Through startups and partnerships, leading researchers from U of T Engineering’s labs, centres and affiliated hospitals are commercializing cutting-edge technology and revolutionizing the current state of health care. Click on the icons below to explore six of these promising technologies, originally shared in the 2014 issue of Skulematters.
Technology that kick-starts your heart
Like a scene lifted from Frankenstein, Professor Milica Radisic’s (IBBME, ChemE) “biowire” platform treats immature human cardiac cells, derived from stem cells, to cycles of electric pulses—a process that encourages growth at the same rate as a developing fetus. The result: mature heart tissue that meets a major need in the pharma industry, which, until now, has been unable to test medications on live human heart tissue. Grown along sutures, the heart tissue may also eventually be developed as cardiac patches that, derived from a patient’s own cells, won’t cause rejection issues. Radisic is currently developing the commercial possibilities of this remarkable technology.
Timing is everything: rethinking hospital schedules
When you’re running a medical facility designed to keep people out of the hospital, flawless scheduling is vital. Last year, when Women’s College Hospital was in the process of moving its outpatient operations to a new building in Toronto, the Centre for Healthcare Engineering (CHE), housed within the Department of Mechanical and Industrial Engineering (MIE), helped them to re-think their schedule to see how they could improve their operations. “We developed a new mathematical model that would generate optimized schedules,” said Professor Timothy Chan (MIE), newly appointed director of the CHE. The resulting software, which improved the effective use of treatment space within the hospital leading to better utilization and fewer cancellations, has the potential to revolutionize hospital operations everywhere.
A little zap goes a long way: electrical stimulation therapy
Imagine an electrical stimulation therapy for the treatment of arm and hand paralysis after a stroke or spinal cord injury, evidenced to have massive long-term gains over traditional therapies. You’ve just imagined MyndMove: the premiere product of Professor Milos Popovic’s (IBBME) startup MyndTec, founded with Professor Aleksandar Prodic (ECE), Armen Baronijan (ECE MASc 9T4, PhD 9T8) and U of T alumna Diana Pliura. In trials, patients consistently reached and sustained the top range of two of the most common motor function and activity of daily living independence tests. MyndTec won a Health Canada medical device license in the spring of 2014, giving the company the green light to advance its product to the market. Next steps: training medical personnel on the device and fine-tuning the product for market readiness before changing the outcomes of millions of patients.
Recipe for regeneration: injectable hydrogel
It’s derived from ingredients found in wrinkle creams and eye droplets, but University Professor Molly Shoichet (ChemE, IBBME) is cooking up a different recipe: an injectable hydrogel—a water-containing material that is biocompatible—for stem cell transplantations.
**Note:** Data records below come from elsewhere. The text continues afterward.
+        if (lane == 0) hg::mbar_arrive_release_cluster(&bars->t1_full[slot], 0);
+        if (++slot == kC2T1Slots) { slot = 0; phase ^= 1u; }
+        pt += pt_step; bb += b_step;
+        if (pt >= p.tiles_t) { pt -= p.tiles_t; ++bb; }
+      }
+    } else {
+      for (int i = 0; i < n_local; ++i) {
+        const uint32_t a = i & 1u, ph = (i >> 1) & 1u;
+        const int time = (2 * pt + static_cast<int>(rank)) * p.r_out + row;
+        const bool valid = row < p.r_out && time < p.t;
+        const bool keep = !kMrf || !p.item_len || time < __ldg(p.item_len + bb) * p.item_mul;
+        const size_t off = (static_cast<size_t>(bb) * p.t + (valid ? time : 0)) * kC2 + col0;
+        hg::U8 rx[kG];
+        if (valid) {
+#pragma unroll
+          for (int g = 0; g < kG; ++g) rx[g] = hg::ldg256(p.x + off + g * 16);
+        }
+        hg::mbar_wait(&bars->acc2_full[a], ph);
+        hg::tc_fence_after();
+#pragma unroll
+        for (int g = 0; g < kG; ++g) {
+          uint32_t raw[16];
+          hg::tmem_ld_32x16(tmem_base + lane_base + 2 * kC2 + a * kC2 + col0 + g * 16, raw);
+          hg::tmem_ld_wait();
+          if (g == kG - 1) {
+            hg::tc_fence_before();
+            __syncwarp();
+            if (lane == 0) hg::mbar_arrive_release_cluster(&bars->acc2_empty[a], 0);
+          }
+          if (valid) {
+            float v[16];
+#pragma unroll
+            for (int q = 0; q < 4; ++q) {
+              const float4 bq = *reinterpret_cast<const float4*>(bars->b2 + col0 + g * 16 + 4 * q);
+              v[4 * q] = __uint_as_float(raw[4 * q]) + bq.x;
+              v[4 * q + 1] = __uint_as_float(raw[4 * q + 1]) + bq.y;
+              v[4 * q + 2] = __uint_as_float(raw[4 * q + 2]) + bq.z;
+              v[4 * q + 3] = __uint_as_float(raw[4 * q + 3]) + bq.w;
+            }
+            if (kActIn) hg::add_bf16x16_unlrelu(v, rx[g], p.x_inv);
+            else hg::add_bf16x16(v, rx[g]);
+            if (kMrf && p.res1) hg::add_bf16x16(v, hg::ldg256(p.res1 + off + g * 16));
+            if (kMrf && p.res2) hg::add_bf16x16(v, hg::ldg256(p.res2 + off + g * 16));
+            if (kMrf) {
+              const float sc = keep ? p.scale : 0.f;
+#pragma unroll
+              for (int e = 0; e < 16; ++e) v[e] *= sc;
+            }
+            if (p.out_raw) {
+              hg::U8 o;
+#pragma unroll
+              for (int q = 0; q < 8; ++q) o.v[q] = hg::pack_bf16x2(v[2 * q], v[2 * q + 1]);
+              hg::stg256(p.out_raw + off + g * 16, o);
+            }
+            if (p.out_act) {
+              hg::U8 o;
+#pragma unroll
+              for (int q = 0; q < 8; ++q)
+                o.v[q] = hg::pack_bf16x2(hg::lrelu(v[2 * q], p.out_slope), hg::lrelu(v[2 * q + 1], p.out_slope));
+              hg::stg256(p.out_act + off + g * 16, o);
+            }
+          }
+        }
+        pt += pt_step; bb += b_step;
+        if (pt >= p.tiles_t) { pt -= p.tiles_t; ++bb; }
+      }
+    }
+  }
+
+  hg::tc_fence_before();
+  __syncthreads();
+  hg::cluster_sync_all();
+  hg::tc_fence_after();
+  if (warp == 1) hg::tmem_dealloc_2sm(tmem_base, 512);
+}
+
 int g_sms = 0, g_smem = 0;
 
 template <int C, bool kSingle, bool kMrf, bool kActIn>
@@ -445,10 +765,25 @@
   return 0;
 }
 
+size_t pair2_smem_bytes(int ktaps, int dil1, PairArgs* out) {
+  const uint32_t a_rows = kM + (ktaps - 1) * dil1;
+  const uint32_t box_rows = (a_rows + 15) & ~15u;
+  const uint32_t x_slot = 2 * box_rows * kC2ChunkRow;
+  const uint32_t t1_slot = 2 * ((kM + ktaps - 1 + 7) & ~7u) * kC2ChunkRow;
+  const uint32_t w_bytes = static_cast<uint32_t>(ktaps) * 2 * kC2WTap;
+  if (box_rows > 256) return ~static_cast<size_t>(0);
+  if (out) {
+    out->subs = 1; out->a_rows = a_rows; out->x_boxes = 1; out->x_box_rows = box_rows; out->x_slots = kC2XSlots;
+    out->x_slot_bytes = x_slot; out->t1_slot_bytes = t1_slot; out->w_bytes = w_bytes;
+  }
+  return 1024 + static_cast<size_t>(kC2XSlots) * x_slot + static_cast<size_t>(kC2T1Slots) * t1_slot +
+         2 * static_cast<size_t>(w_bytes) + sizeof(Pair2Barriers);
+}
+
 }
 
 extern "C" int hg_resblock_pair_supported(int c, int ktaps, int dil1) {
-  if (!(c == 32 || c == 64) || ktaps < 1 || !(ktaps & 1) || dil1 < 1) return 0;
+  if (!(c == 32 || c == 64 || c == 128) || ktaps < 1 || !(ktaps & 1) || dil1 < 1) return 0;
   if (kM + (ktaps - 1) * dil1 > 256 || ktaps > 65) return 0;
   if (!g_smem) {
     int dev = 0;
@@ -456,6 +791,7 @@
     cudaDeviceGetAttribute(&g_sms, cudaDevAttrMultiProcessorCount, dev);
     cudaDeviceGetAttribute(&g_smem, cudaDevAttrMaxSharedMemoryPerBlockOptin, dev);
   }
+  if (c == 128) return g_sms >= 2 && pair2_smem_bytes(ktaps, dil1, nullptr) <= static_cast<size_t>(g_smem) ? 1 : 0;
   return pick_subs(c, ktaps, dil1, 0) > 0 ? 1 : 0;
 }
 
@@ -466,6 +802,62 @@
 }
 
 namespace {
+
+template <bool kMrf, bool kActIn>
+int launch_pair2_as(const CUtensorMap& tx, const CUtensorMap& tw1, const CUtensorMap& tw2, const PairArgs& p,
+                    size_t smem_bytes, int grid, cudaStream_t st) {
+  static hg::PerDeviceOnce once;
+  if (once.need())
+    HG_CHECK_CUDA(cudaFuncSetAttribute(resblock_pair2_kernel<kMrf, kActIn>,
+                                       cudaFuncAttributeMaxDynamicSharedMemorySize, g_smem));
+  resblock_pair2_kernel<kMrf, kActIn><<<grid, pair2_threads(kActIn), smem_bytes, st>>>(tx, tw1, tw2, p);
+  HG_CHECK_CUDA(cudaGetLastError());
+  return HG_OK;
+}
+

Studies show that the hydrogel at least doubles the survival rate of stem cells injected with it, and early results show promise of tissue repair. Shoichet aims to commercialize the hydrogel and is testing it in key applications with clinical collaborators.
Tremors? There’s an app for that
A common sign of alcohol withdrawal is tremor of the hands and arms—a symptom that can be underestimated, leading to further health problems, or faked to gain access to prescription medication. But a new mobile app, developed by Professor Parham Aarabi (ECE), PhD candidate Narges Norouzi (ECE MASc 1T4) and Professor Bjug Borgundvaag of the Faculty of Medicine, aims to provide front- line health-care workers with the objective data they require to guide diagnosis and treatment decisions. To use, patients simply hold an iPod equipped with the app with both hands for 20 seconds while the device’s built-in accelerometer measures the frequency and severity of the tremor. While still a pilot project, the app has immense potential on a global scale.
Let it flow: dialysis biomaterial
Endexo is a little polymer making a big splash for Professor Paul Santerre’s (IBBME) startup, Interface Biologics, Inc. Blended into medical materials, the biomaterial proves extremely effective at preventing blood clots in catheter applications— from drug delivery to dialysis. Since receiving FDA regulatory approval in 2012, Endexo has been licensed by AngioDynamics for the BioFlo PICC catheter. Used in kidney dialysis catheters, the special biomaterial does away with the need for blood-thinning agents. The product has netted over 30 per cent of AngioDynamic’s new revenues in recent quarterly reports, and accounts for a growing margin of U.S. catheter sales. A central venous catheter containing Endexo, for use in long-term medication or fluid delivery, is also now available from AngioDynamics.